[net.micro] COMMODORE 64 NEWSLETTER

vax2:kurt (02/01/83)

COMMODORE 64 NEWSLETTER #1 2/2/83

This may be the first and last issue of the Commodore 64 newsletter.  My
original intention had been to send UUCP mail to the people who showed 
interest in my original inquirey and post occaisional messages announcing
the existance of the newsletter, but the volume of VIC and 64 related
interest seems too great to make this scheme work.  There are too many people
who apparently didn't see the original request to forward information to me
for digestion, or else people don't expect netnews to function in this way.

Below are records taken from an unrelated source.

struct Tc5Smem {
  uint32_t a_hi[MAX_NA], a_lo[MAX_NA], w[MAX_NW], raw[2], rowinfo, rowp, bars, total;
};
__host__ __device__ inline void tc5_layout(Tc5Smem& s, int BN, int MT, int RRA, int NA, int NW, int NR, bool pl = false,
                                           int raw_pitch = 256) {
  uint32_t o = 0;
  for (int i = 0; i < MAX_NA; ++i) { s.a_hi[i] = o; if (i < NA) o += RRA * 128; }
  for (int i = 0; i < MAX_NA; ++i) { s.a_lo[i] = o; if (i < NA) o += RRA * 128; }
// ... 514 lines not shown
        }
        if (NR == 1 && h + 1 < nh) {
          named_bar_sync(1, NWK);
          issue_half(h + 1, 0);
        }
      }
      fence_proxy_async();
      named_bar_sync(1, NWK);
      } else {
      const uint8_t* rawb = smem + S.raw[rb];
#pragma unroll 2
      for (int idx = xt; idx < RRA * 8; idx += NWK) {
        const int row = idx >> 3, q = idx & 7;
        if (q >= nq) continue;
        const float4 x0 = pro_apply5(P1, *reinterpret_cast<const float4*>(rawb + row * 256 + q * 16), true, nullptr);
        const float4 x1 = pro_apply5(P1, *reinterpret_cast<const float4*>(rawb + row * 256 + 128 + q * 16), true, nullptr);
        uint4 h, l;
        split8(x0, x1, h, l);
        const uint32_t o = sw128(row, q);
        *reinterpret_cast<uint4*>(ahi + o) = h;
        *reinterpret_cast<uint4*>(alo + o) = l;
      }
      fence_proxy_async();
      named_bar_sync(1, NWK);
      if (c + NR < nchunks) issue_raw1(c + NR, rb);
      }
      mma_taps(P1, smem_u32(ahi) + (uint32_t)(wg * (MT / 2) - lo) * 128u, smem_u32(alo) + (uint32_t)(wg * (MT / 2) - lo) * 128u,
               (kv + 15) >> 4);
      if (NA == 1) {
        mma_drain(acc, w_empty, prev);
        prev = -1;
      }
    }
    mma_drain(acc, w_empty, prev);
    prev = -1;
    named_bar_sync(1, NWK);
    const int nch2 = P2.tc_chunks_h;
    uint8_t* a2 = smem + S.a_hi[0];
    const uint32_t lo_part = (uint32_t)nch2 * P2.R * 128;
    const int r0 = wg * (MT / 2) + (warp & 3) * 16 + (lane >> 2), c0 = 2 * (lane & 3);
    pair_handoff<MT>(acc, P1, P2, a2, nch2, P2.R, Lv, r0, c0, qa, xt, NWK);
    named_bar_sync(1, NWK);
    for (int c = 0; c < nch2; ++c) {
      const uint32_t ahi0 = smem_u32(a2) + (uint32_t)c * P2.R * 128 + (uint32_t)(wg * (MT / 2) - P2.lo_al) * 128u;
      mma_taps(P2, ahi0, ahi0 + lo_part, (min(H_KCH, P2.Cin - c * H_KCH) + 15) >> 4);
    }
    tile_epilogue<BN, MT, HALF ? 1 : 4, false>(acc, P2, g, 0, rowp, smem, S, wg, xt);
  } else if (lane == 0) {
    const uint32_t bytes = 2u * BN * 128u;
    const int total2 = P2.tc_chunks_h * P2.ntaps;
    for (int it = 0; it < total + total2; ++it) {
      const uint8_t* src = it < total ? reinterpret_cast<const uint8_t*>(P1.w_h) + (size_t)it * bytes
                                      : reinterpret_cast<const uint8_t*>(P2.w_h) + (size_t)(it - total) * bytes;
      ring_put(smem, S.w, w_full, w_empty, NW, it, src, bytes);
    }
  }
}

template <int BN, int MT>
__global__ void __launch_bounds__(V5_THREADS, 1) tcpair_kernel(const __grid_constant__ TapConvParams P1,
                                                               const __grid_constant__ TapConvParams P2) {
  tcpair_body<BN, MT>(P1, P2);
}
template <int BN>
__global__ void __launch_bounds__(V5_THREADS, 2) tcpair2_kernel(const __grid_constant__ TapConvParams P1,
                                                                const __grid_constant__ TapConvParams P2) {
  tcpair_body<BN, TC_ROWS, true>(P1, P2);
}

constexpr int PIPE_THREADS = 512;
constexpr uint32_t PIPE_STAGE = 2u * 128u * 64u;
__device__ __forceinline__ uint64_t make_desc64(uint32_t saddr) {
  uint64_t d = 0;
  d |= (uint64_t)((saddr & 0x3FFFF) >> 4);
  d |= (uint64_t)1 << 16;
  d |= (uint64_t)(512 >> 4) << 32;
  d |= (uint64_t)2 << 62;
  return d;
}
constexpr int PIPE_MMA = 256, PIPE_DATA = 128;
template <int N> __device__ __forceinline__ void setmaxnreg_inc() { asm volatile("setmaxnreg.inc.sync.aligned.u32 %0;" ::"n"(N)); }
template <int N> __device__ __forceinline__ void setmaxnreg_dec() { asm volatile("setmaxnreg.dec.sync.aligned.u32 %0;" ::"n"(N)); }

constexpr int PIPE_MAX_NW = 8;
struct PipeSmem { uint32_t set[2], w[PIPE_MAX_NW], bars, total; };
__host__ __device__ inline void pipe_layout(PipeSmem& s, int R1, int NW) {
  uint32_t o = 0;
  for (int i = 0; i < 2; ++i) { s.set[i] = o; o += (uint32_t)R1 * 512; }
  for (int i = 0; i < PIPE_MAX_NW; ++i) { s.w[i] = o; if (i < NW) o += PIPE_STAGE; }
  s.bars = o; o += (2 * PIPE_MAX_NW + 4) * 8;
  s.total = o;
}

__global__ void __launch_bounds__(PIPE_THREADS, 1) tcpair_pipe_kernel(const __grid_constant__ TapConvParams P1,
                                                                      const __grid_constant__ TapConvParams P2) {
  constexpr int BN = 128, MT = TC_ROWS;
  extern __shared__ uint8_t smem_raw_[];
  uint8_t* smem = reinterpret_cast<uint8_t*>((reinterpret_cast<uintptr_t>(smem_raw_) + 1023) & ~(uintptr_t)1023);
  const int R1 = P1.R, NW = P1.tc_nw;
  __shared__ PipeSmem S;
  if (threadIdx.x == 0) pipe_layout(S, R1, NW);
  __syncthreads();
  uint64_t* w_full = reinterpret_cast<uint64_t*>(smem + S.bars);
  uint64_t* w_empty = w_full + PIPE_MAX_NW;
  uint64_t* in_full = w_full + 2 * PIPE_MAX_NW;
  uint64_t* acc_full = in_full + 2;

  const int tid = threadIdx.x, warp = tid >> 5, lane = tid & 31;
  const int wg = __shfl_sync(0xffffffffu, tid >> 7, 0);
  int span2 = 0;
  for (int t = 0; t < P2.ntaps; ++t) span2 = max(span2, P2.tap_off[t] - P2.lo_al);
  const int Lv = P1.L, MTO = MT - span2, ntx = (Lv + MTO - 1) / MTO, ntiles = ntx * P1.G;
  const int nloc = (int)blockIdx.x < ntiles ? (ntiles - 1 - (int)blockIdx.x) / (int)gridDim.x + 1 : 0;
  const int lo = P1.lo_al, nch = P1.tc_chunks_h, total1 = 2 * nch * P1.ntaps;
  const int RR2 = P2.R, nch2 = P2.tc_chunks_h, total2 = 2 * nch2 * P2.ntaps;
  auto tile_of = [&](int k, int& g, int& q0) {
    const int T = (int)blockIdx.x + k * (int)gridDim.x;
    g = T / ntx;
    q0 = (T - g * ntx) * MTO;
  };

  if (tid == 0) {
    for (int i = 0; i < NW; ++i) { mbar_init(&w_full[i], 1); mbar_init(&w_empty[i], PIPE_MMA / 32); }
    for (int i = 0; i < 2; ++i) { mbar_init(&in_full[i], PIPE_DATA); mbar_init(&acc_full[i], PIPE_MMA); }
    fence_barrier_init();
  }
  __syncthreads();

  if (wg < 2) {
    setmaxnreg_inc<168>();
    float acc[1][1][BN / 2];
    int it = 0, prev = -1;
    auto mma_taps = [&](const TapConvParams& Q, uint32_t ahi0, uint32_t alo0) {
      for (int t = 0; t < Q.ntaps; ++t)
        for (int hf = 0; hf < 2; ++hf, ++it) {
          const int s = it % NW;
          mbar_wait(&w_full[s], (uint32_t)((it / NW) & 1));
          const uint32_t shift = (uint32_t)Q.tap_off[t] * 128u;
          const uint64_t dah = make_desc(ahi0 + shift) + 4 * hf, dal = make_desc(alo0 + shift) + 4 * hf;
          const uint32_t ws = smem_u32(smem + S.w[s]);
          fence_tile(acc);
          wgmma_fence();
#pragma unroll
          for (int k = 0; k < 2; ++k) {
            const uint64_t ko = (uint64_t)((k * 32) >> 4);
            const uint64_t dwh = make_desc64(ws) + ko, dwl = make_desc64(ws + BN * 64) + ko;
            wgmma_n128(acc[0][0], dah + ko, dwh);
            wgmma_n128(acc[0][0], dal + ko, dwh);
            wgmma_n128(acc[0][0], dah + ko, dwl);
          }
          wgmma_commit();
          wgmma_wait<1>();
          fence_tile(acc);
          if (prev >= 0 && lane == 0) mbar_arrive(&w_empty[prev]);
          prev = s;
        }
    };
    const int r0 = wg * (MT / 2) + (warp & 3) * 16 + (lane >> 2), c0 = 2 * (lane & 3);
    for (int k = 0; k < nloc; ++k) {
      int g, q0;
      tile_of(k, g, q0);
      const int qa = q0 + P2.lo_al;
      uint8_t* set = smem + S.set[k & 1];
      zero_tile(acc);
      mbar_wait(&in_full[k & 1], (uint32_t)((k >> 1) & 1));
      for (int c = 0; c < nch; ++c) {
        const uint32_t ahi0 = smem_u32(set) + (uint32_t)c * R1 * 128 + (uint32_t)(wg * (MT / 2) - lo) * 128u;
        mma_taps(P1, ahi0, ahi0 + (uint32_t)nch * R1 * 128);
      }
      mma_drain(acc, w_empty, prev);
      prev = -1;
      named_bar_sync(1, PIPE_MMA);
      pair_handoff<MT>(acc, P1, P2, set, nch2, RR2, Lv, r0, c0, qa, tid, PIPE_MMA);
      named_bar_sync(1, PIPE_MMA);
      const uint32_t lo_part = (uint32_t)nch2 * RR2 * 128;
      for (int c = 0; c < nch2; ++c) {
        const uint32_t ahi0 = smem_u32(set) + (uint32_t)c * RR2 * 128 + (uint32_t)(wg * (MT / 2) - P2.lo_al) * 128u;
        mma_taps(P2, ahi0, ahi0 + lo_part);
      }
      mma_drain(acc, w_empty, prev);
      prev = -1;
      named_bar_sync(1, PIPE_MMA);
#pragma unroll
      for (int blk = 0; blk < BN / 32; ++blk) stage_block(acc, set + blk * (MT * 128), blk * 32, r0, c0, P2.tc_descale);
      mbar_arrive(&acc_full[k & 1]);
    }
  } else if (wg == 2) {
    setmaxnreg_inc<152>();
    const int dt = tid - PIPE_MMA;
    auto transform = [&](int k) {
      int g, q0;
      tile_of(k, g, q0);
      const int rin = q0 + P2.lo_al + lo;
      const float* __restrict__ ing = P1.in + g * P1.in_gstride;
      uint8_t* set = smem + S.set[k & 1];
      const int items = R1 * nch * 8;
#pragma unroll 4
      for (int idx = dt; idx < items; idx += PIPE_DATA) {
        const int row = idx / (nch * 8), c = (idx >> 3) % nch, q = idx & 7;
        const int r = rin + row, ch = c * H_KCH + 8 * q;
        float4 v0 = make_float4(0.f, 0.f, 0.f, 0.f), v1 = v0;
        if (r >= 0 && r < Lv && ch < P1.Cin) {
          v0 = ldg_stream(ing + (long)r * P1.in_pitch + ch);
          v1 = ldg_stream(ing + (long)r * P1.in_pitch + ch + 4);
        }
        const float4 x0 = pro_apply5(P1, v0, true, nullptr), x1 = pro_apply5(P1, v1, true, nullptr);
        uint4 h, l;
        split8(x0, x1, h, l);
        const uint32_t o = (uint32_t)c * R1 * 128 + sw128(row, q);
        *reinterpret_cast<uint4*>(set + o) = h;
        *reinterpret_cast<uint4*>(set + (uint32_t)nch * R1 * 128 + o) = l;
      }
      fence_proxy_async();
      mbar_arrive(&in_full[k & 1]);
    };
    auto epilogue = [&](int k) {
      int g, q0;
      tile_of(k, g, q0);
      const uint8_t* set = smem + S.set[k & 1];
      const int jc = dt & 7;
      for (int blk = 0; blk < BN / 32; ++blk) {
        const int cb = blk * 32;
        const uint8_t* stg = set + blk * (MT * 128);
        const float4 cv = epi_colvec(P2, g, cb + 4 * jc);
        for (int h = 0; h < 2; ++h) {
          EpiPre pre[4];
          int pp[4];
#pragma unroll
          for (int i = 0; i < 4; ++i) {
            const int row = (dt + (4 * h + i) * PIPE_DATA) >> 3;
            pp[i] = (row < MTO && q0 + row < Lv) ? q0 + row : -1;
            if (pp[i] >= 0) epi_load(P2, g, pp[i], cb + 4 * jc, pre[i]);
          }
#pragma unroll
          for (int i = 0; i < 4; ++i) {
            const int row = (dt + (4 * h + i) * PIPE_DATA) >> 3;
            if (pp[i] >= 0)
              epi_store_cv(P2, g, pp[i], cb + 4 * jc, *reinterpret_cast<const float4*>(stg + sw128(row, jc)), pre[i], cv);
          }
        }
      }
    };
    if (nloc > 0) transform(0);
    for (int k = 0; k < nloc; ++k) {
      if (k + 1 < nloc) transform(k + 1);
      mbar_wait(&acc_full[k & 1], (uint32_t)((k >> 1) & 1));
      epilogue(k);
      named_bar_sync(2, PIPE_DATA);
    }
  } else {
    setmaxnreg_dec<24>();
    if (warp != 12 || lane != 0) return;
    int n_it = 0;
    for (int k = 0; k < nloc; ++k)
      for (int it = 0; it < total1 + total2; ++it, ++n_it) {
        const uint8_t* src = it < total1 ? reinterpret_cast<const uint8_t*>(P1.w_hk) + (size_t)it * PIPE_STAGE
                                         : reinterpret_cast<const uint8_t*>(P2.w_hk) + (size_t)(it - total1) * PIPE_STAGE;
        ring_put(smem, S.w, w_full, w_empty, NW, n_it, src, PIPE_STAGE);
      }
  }
}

Therefore I am returning control of the newsletter to the net.  If the 
volume of Commodore related stuff gets really heavy, somebody will create
a net.micro.vic.

Commodore Comments

A list of errata to the Commodore 64 Reference manual appears in a recent 
issue of Commodore's journals (Power Play and something else).  Most of the
errata are not very interesting.  There are some contradictions that are cleared
up though (I will not list them here).

Answers to mail questions

The Commodore 64 does not use IEEE for anything.  The serial interface is
handled by the serial shift registers of it's CIA chips (sort of a very fancy
6522 with parallel ports, timers, time of day clock, and serial shift
register).  This scheme may or may not be sufficient to allow PCNet stuff to 
run at 300 baud.  I have no idea.

I have used my Commodore 64 on a new Sears (Sanyo?) Color TV and had pretty
good results.  I have used it on an old B/W TV with indifferent results.  I
tried my Ledex Video-100 monitor and found the horizontal wouldn't hold after
the monitor warmed up (I havn't gone looking inside for a way to adjust the
horizontal range of my monitor yet).  I tried an old B/W monitor and achieved
relatively good results, although not as good as my old OSI did on the same 
set.  There is something about a color display that just does not look good on
a B/W TV.

The Commodore 64 is moderately compatible with PET BASIC software.  This is the
limit of its compatibility.  I have a disk with some PET programs on it.  Some
work completely (Hamurabi -- very simple text-only game), some sort of work
(horse race -- text only with cursor control, this prints the characters with
the case wrong), some don't work worth a damn (dam buster -- graphics, some
of which don't seem to appear, pinball -- must scan the keyboard, which 
is apparently not the same between the 64 and whatever machine the game came 
off of.)  The disk format is the same as the 4040 format, and 64 disks are
apparently interghangeable with 4040 disks although I havn't tried this.

New questions

How do you adjust the BOTTOM of BASIC pointer so you can use the graphics stuff
in low memory?  There is information on shortening BASIC from the top pointers,
but nothing on moving the bottom pointers.  Is this possible?

How do you change the code returned by a given keyboard key.  It had been my
impression that the keys were programmable.  In particular, I want to have
the '{' and '}' keys and some other keys not found normally on the keyboard.